In India, British and locals alike pay their respects to Sajjan. In the present, the elderly Sikh volunteer shows the curious girl a photo of Zorawar (who is revealed to be the volunteer's grandfather) and Sajjan. The Sikh volunteers are inspired to follow the example of Sajjan Singh Rangroot.

== Cast ==
- Diljit Dosanjh as Sep. Sajjan Singh
- Yograj Singh as Sub. Zorawar Singh
- Darren Tassell Sgt. Mark Campbell
- Sunanda Sharma as Jeeti Kaur
- Jagjeet Sandhu as Teja Singh
- Dheeraj Kumar as Dheera Singh
- Gunjyot Singh as Lachhman Daas
- Jarnail Singh as Mela Singh
- Mahabir Bhullar as Khalsa Aid volunteer
- Ravi Singh as himself
- Alex Reece as Jack
- Peter Irving as Colonel George Smith
- Caroline Wilde as Becky
- Jaswant Daman as Jeeti's mother

== Production ==
Faversham Market in Kent was used in multiple scenes of the film, in which WWI soldiers are seen marching through the town.

==Soundtrack==
All the songs of the soundtrack album were composed by Jatinder Shah. The song Pyaas was composed by Uttam Singh.
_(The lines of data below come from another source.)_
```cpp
void batchargs_landmark(BatchArgTable& t, BatchArgTable& t_tail, const Visual& v, int n_pose, int jacobi, double lm_lo, double lm_hi, double* scale, double* dcl,
                        double* grad, const ZeroStep& zero ) {
  landmark_kernel_Args a;
  const int grid = (v.n_lm * 8 + 255) / 256, zero_blocks = std::max(1, std::min(zero.n_tiles, 1024));
  a.bsg_grid = v.n_lm > 0 ? grid + zero_blocks : 0;
  a.n_lm = v.n_lm; a.lm_start = v.lm_start; a.JB = v.JB; a.r = v.r; a.n_pose = n_pose; a.radius_ptr = nullptr; a.compute_scale = 0; a.compute_dcl = 0;
  a.jacobi = jacobi; a.lm_lo = lm_lo; a.lm_hi = lm_hi; a.scale = scale; a.dcl = dcl; a.grad = grad; a.Linv_out = v.Linv; a.z_out = v.z; a.CR = v.no_cr ? nullptr : v.CR;
  a.lm_blocks = grid; a.zs = zero; a.radius_val = 0.0;
  t.push(a);
  landmark_tail_kernel_Args b;
  b.bsg_grid = v.n > v.n_elim ? (v.n - v.n_elim + 255) / 256 : 0;
  b.first = v.n_elim; b.n = v.n; b.r = v.r; b.CR = v.CR;
  t_tail.push(b);
}
void launch_landmark_batch(hipStream_t s, const BatchArgTable& t, const BatchArgTable& t_tail, const BatchDyn* dyn, int list, int n) {
  if (n <= 0) return;
  if (t.max_grid > 0) hipLaunchKernelGGL(landmark_kernel_batch, dim3(t.max_grid, n), dim3(256), 0, s, static_cast<const landmark_kernel_Args*>(t.dev), dyn, list);
  if (t_tail.max_grid > 0) hipLaunchKernelGGL(landmark_tail_kernel_batch, dim3(t_tail.max_grid, n), dim3(256), 0, s, static_cast<const landmark_tail_kernel_Args*>(t_tail.dev), dyn, list);
}
void batchargs_pairs(BatchArgTable& t, const Visual& v, double* S, int ld, int rhs_row, double* grad, double* hdiag, const int* perm, const SmallGroupSet* small,
                     int n_small_units) {
  pairs_kernel_Args a;
  const int pair_blocks = 8 * ((v.n_seg + 7) / 8), small_blocks = small ? 8 * ((n_small_units * kPairRiderParts + 7) / 8) : 0;
  SmallGroupSet none;
  none.n = 0;
  a.bsg_grid = v.n_seg > 0 ? pair_blocks + small_blocks : 0;
  a.n_seg = v.n_seg; a.seg_ci = v.seg_ci; a.seg_cj = v.seg_cj; a.seg_start = v.seg_start; a.ent_fa = v.ent_fa; a.ent_fb = v.ent_fb; a.J = v.J; a.r = v.r; a.CR = v.CR;
  a.cp_tq = v.cp_tq; a.cp_tp = v.cp_tp; a.S = S; a.ld = ld; a.rhs_row = rhs_row; a.grad = grad; a.hdiag = hdiag; a.perm = perm; a.grad_only = 0;
  a.n_pair_blocks = pair_blocks; a.small = small ? *small : none; a.n_small_units = small_blocks;
  t.push(a);
}
void launch_pairs_batch(hipStream_t s, const BatchArgTable& t, const BatchDyn* dyn, int list, int n) {
  if (n <= 0 || t.max_grid <= 0) return;
  hipLaunchKernelGGL(pairs_kernel_batch, dim3(t.max_grid, n), dim3(64), kPairsLds, s, static_cast<const pairs_kernel_Args*>(t.dev), dyn, list);
}
int backsub_mcc_groups(const Visual& v);
void batchargs_backsub_mcc(BatchArgTable& t, const Visual& v, int n_pose, const double* y_pose, double* delta, double* mcc_part, const SmallGroupSet* small,
                           int n_small_units, const UpdateRide* upd) {
  backsub_mcc_kernel_Args a;
  const int g_lm = (v.n_lm * 8 + 255) / 256, grid = backsub_mcc_groups(v);
  const int extra = small ? (n_small_units + 1) / 2 : 0;
  const int upd_units = (upd && upd->n_blocks > 0) ? (upd->n_blocks + 255) / 256 : 0;
  a.bsg_grid = grid > 0 ? grid + extra + upd_units : 0;
  a.n_lm = v.n_lm; a.n_lm_groups = g_lm; a.n_elim = v.n_elim; a.n = v.n; a.lm_start = v.lm_start; a.J = v.J; a.ja = v.ja; a.JB = v.JB; a.r = v.r; a.CR = v.no_cr ? nullptr : v.CR; a.cam_pose = v.cam_pose;
  a.cp_tq = v.cp_tq; a.cp_tp = v.cp_tp; a.Linv = v.Linv; a.z = v.z; a.n_pose = n_pose; a.y_pose = y_pose; a.delta = delta; a.mcc_part = mcc_part; a.n_vis_blocks = grid;
  a.small = small ? *small : SmallGroupSet(); a.n_small_units = small ? n_small_units : 0; a.up = upd_units ? *upd : UpdateRide(); a.first_update_block = grid + extra;
  t.push(a);
}
void launch_backsub_mcc_batch(hipStream_t s, const BatchArgTable& t, const BatchDyn* dyn, int list, int n) {
  if (n <= 0 || t.max_grid <= 0) return;
  hipLaunchKernelGGL(backsub_mcc_kernel_batch, dim3(t.max_grid, n), dim3(256), 0, s, static_cast<const backsub_mcc_kernel_Args*>(t.dev), dyn, list);
}
int backsub_mcc_groups(const Visual& v) { return (v.n_lm * 8 + 255) / 256 + (v.n - v.n_elim + 255) / 256; }
__global__ __launch_bounds__(256) void backsub_mcc_marg_kernel(int n_lm, int n_lm_groups, int n_elim, int n, const int* __restrict__ lm_start, const double* __restrict__ J, int ja, const double* __restrict__ JB, const double2* __restrict__ r, const double* __restrict__ CR, const int* __restrict__ cam_pose, const int* __restrict__ cp_tq, const int* __restrict__ cp_tp, const double* __restrict__ Linv, const double* __restrict__ z, int n_pose, const double* __restrict__ y_pose, double* __restrict__ delta, double* __restrict__ mcc_part, int n_vis_blocks, SmallGroupSet small, int n_small_units, UpdateRide up, int first_update_block, MargDev m, double* __restrict__ marg_part, int first_marg_block) {
  if ((int)blockIdx.x >= first_marg_block) { marg_mcc_kernel_body(4 * ((int)blockIdx.x - first_marg_block), m, delta, marg_part); return; }
  backsub_mcc_kernel_body((int)blockIdx.x, first_marg_block, n_lm, n_lm_groups, n_elim, n, lm_start, J, ja, JB, r, CR, cam_pose, cp_tq, cp_tp, Linv, z, n_pose, y_pose, delta, mcc_part, n_vis_blocks, small, n_small_units, up, first_update_block);
}
bool launch_backsub_mcc(hipStream_t s, const Visual& v, int n_pose, const double* y_pose, double* delta, double* mcc_part,
                        const SmallGroupSet* small, int n_small_units, const UpdateRide* upd, const MargDev* marg, double* marg_part) {
  const int g_lm = (v.n_lm * 8 + 255) / 256, grid = backsub_mcc_groups(v);
  if (grid == 0) return false;
  const int extra = small ? (n_small_units + 1) / 2 : 0;
  const int upd_units = (upd && upd->n_blocks > 0) ? (upd->n_blocks + 255) / 256 : 0;
  if (marg && marg_part && marg->rows > 0) {
    const int own = grid + extra + upd_units;
    hipLaunchKernelGGL(backsub_mcc_marg_kernel, dim3(own + (marg->rows + 3) / 4), dim3(256), 0, s, v.n_lm, g_lm, v.n_elim, v.n, v.lm_start, v.J, v.ja, v.JB, v.r, v.no_cr ? nullptr : v.CR, v.cam_pose,
                       v.cp_tq, v.cp_tp, v.Linv, v.z, n_pose, y_pose, delta, mcc_part, grid, small ? *small : SmallGroupSet(), small ? n_small_units : 0,
                       upd_units ? *upd : UpdateRide(), grid + extra, *marg, marg_part, own);
    return true;
  }
  hipLaunchKernelGGL(backsub_mcc_kernel, dim3(grid + extra + upd_units), dim3(256), 0, s, v.n_lm, g_lm, v.n_elim, v.n, v.lm_start, v.J, v.ja, v.JB, v.r, v.no_cr ? nullptr : v.CR, v.cam_pose,
                     v.cp_tq, v.cp_tp, v.Linv, v.z, n_pose, y_pose, delta, mcc_part, grid, small ? *small : SmallGroupSet(), small ? n_small_units : 0,
                     upd_units ? *upd : UpdateRide(), grid + extra);
  return false;
}

}
```

beam_slam_amd/gpu.py:

```python
import ctypes
import os

from . import capi

_HERE = os.path.dirname(os.path.abspath(__file__))
LIB_PATH = os.path.join(_HERE, "csrc", "libbsgpu.so")
_LIB = None


class GpuLibraryMissing(RuntimeError):
    pass


def lib():
    global _LIB
    if _LIB is None:
        if not os.path.exists(LIB_PATH):
            raise GpuLibraryMissing(
                f"{LIB_PATH} is missing: build it with `python -c 'import __graft_entry__ as g; g.build()'` "
                "(hipcc --offload-arch=gfx950).  beam_slam_amd has no CPU fallback.")
        _LIB = ctypes.CDLL(LIB_PATH)
        _LIB.bsgpu_time_reproj_jacobian_ms.restype = ctypes.c_double
        _LIB.bsgpu_time_reproj_jacobian_ms.argtypes = [ctypes.c_void_p, ctypes.c_int32]
        _LIB.bsgpu_time_eval_ms.restype = ctypes.c_double
        _LIB.bsgpu_time_eval_ms.argtypes = [ctypes.c_void_p, ctypes.c_int32]
        _LIB.bsgpu_eval_bytes.restype = ctypes.c_int64
        _LIB.bsgpu_eval_bytes.argtypes = [ctypes.c_void_p]
        _LIB.bsgpu_reproj_jacobian_bytes.restype = ctypes.c_int64
        _LIB.bsgpu_reproj_jacobian_bytes.argtypes = [ctypes.c_void_p]
        _LIB.bsgpu_dense_solve.argtypes = [ctypes.c_int, ctypes.c_int32, ctypes.c_void_p, ctypes.c_void_p, ctypes.c_void_p,
                                           ctypes.c_int32, ctypes.POINTER(ctypes.c_double)]
    return _LIB
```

| No. | Title | Lyrics | Singer(s) | Length |
|---|---|---|---|---|
| 1. | "Roti" | Rav Hanjra | Diljit Dosanjh | 3:22 |
| 2. | "Sajjna" | Raj Ranjodh | Diljit Dosanjh | 2:41 |
| 3. | "Pyaas" | Dev Kohli | Diljit Dosanjh | 4:35 |
| 4. | "Peepa" | Veet Baljit | Diljit Dosanjh | 2:47 |
| 5. | "Mera Ki Mareya" | Veet Baljit | Diljit Dosanjh | 2:56 |
| 6. | "Firdosya" | Raj Ranjodh | Raj Ranjodh | 4:19 |
| 7. | "Anhad Anhad" | Raj Ranjodh | Raj Ranjodh | 5:54 |
| Total length: |  |  |  | 00:25:14 |

== Reception ==
=== Critical response ===
Mike McCahill of The Guardian gave three stars out of five and concluded "Batra hits most of his big emotional beats, rightly sensing there might be something stirring and striking in the sight of beturbaned warriors charging across a field in Belgium". Jyoti Sharma Bawa of Hindustan Times gave two stars out of five, She said "Sajjan Singh Rangroot's main fault is that it tries to do much".

== Release ==
On 22 June 2018, Sajjan Singh Rangroots internet rights were acquired by SHAREit.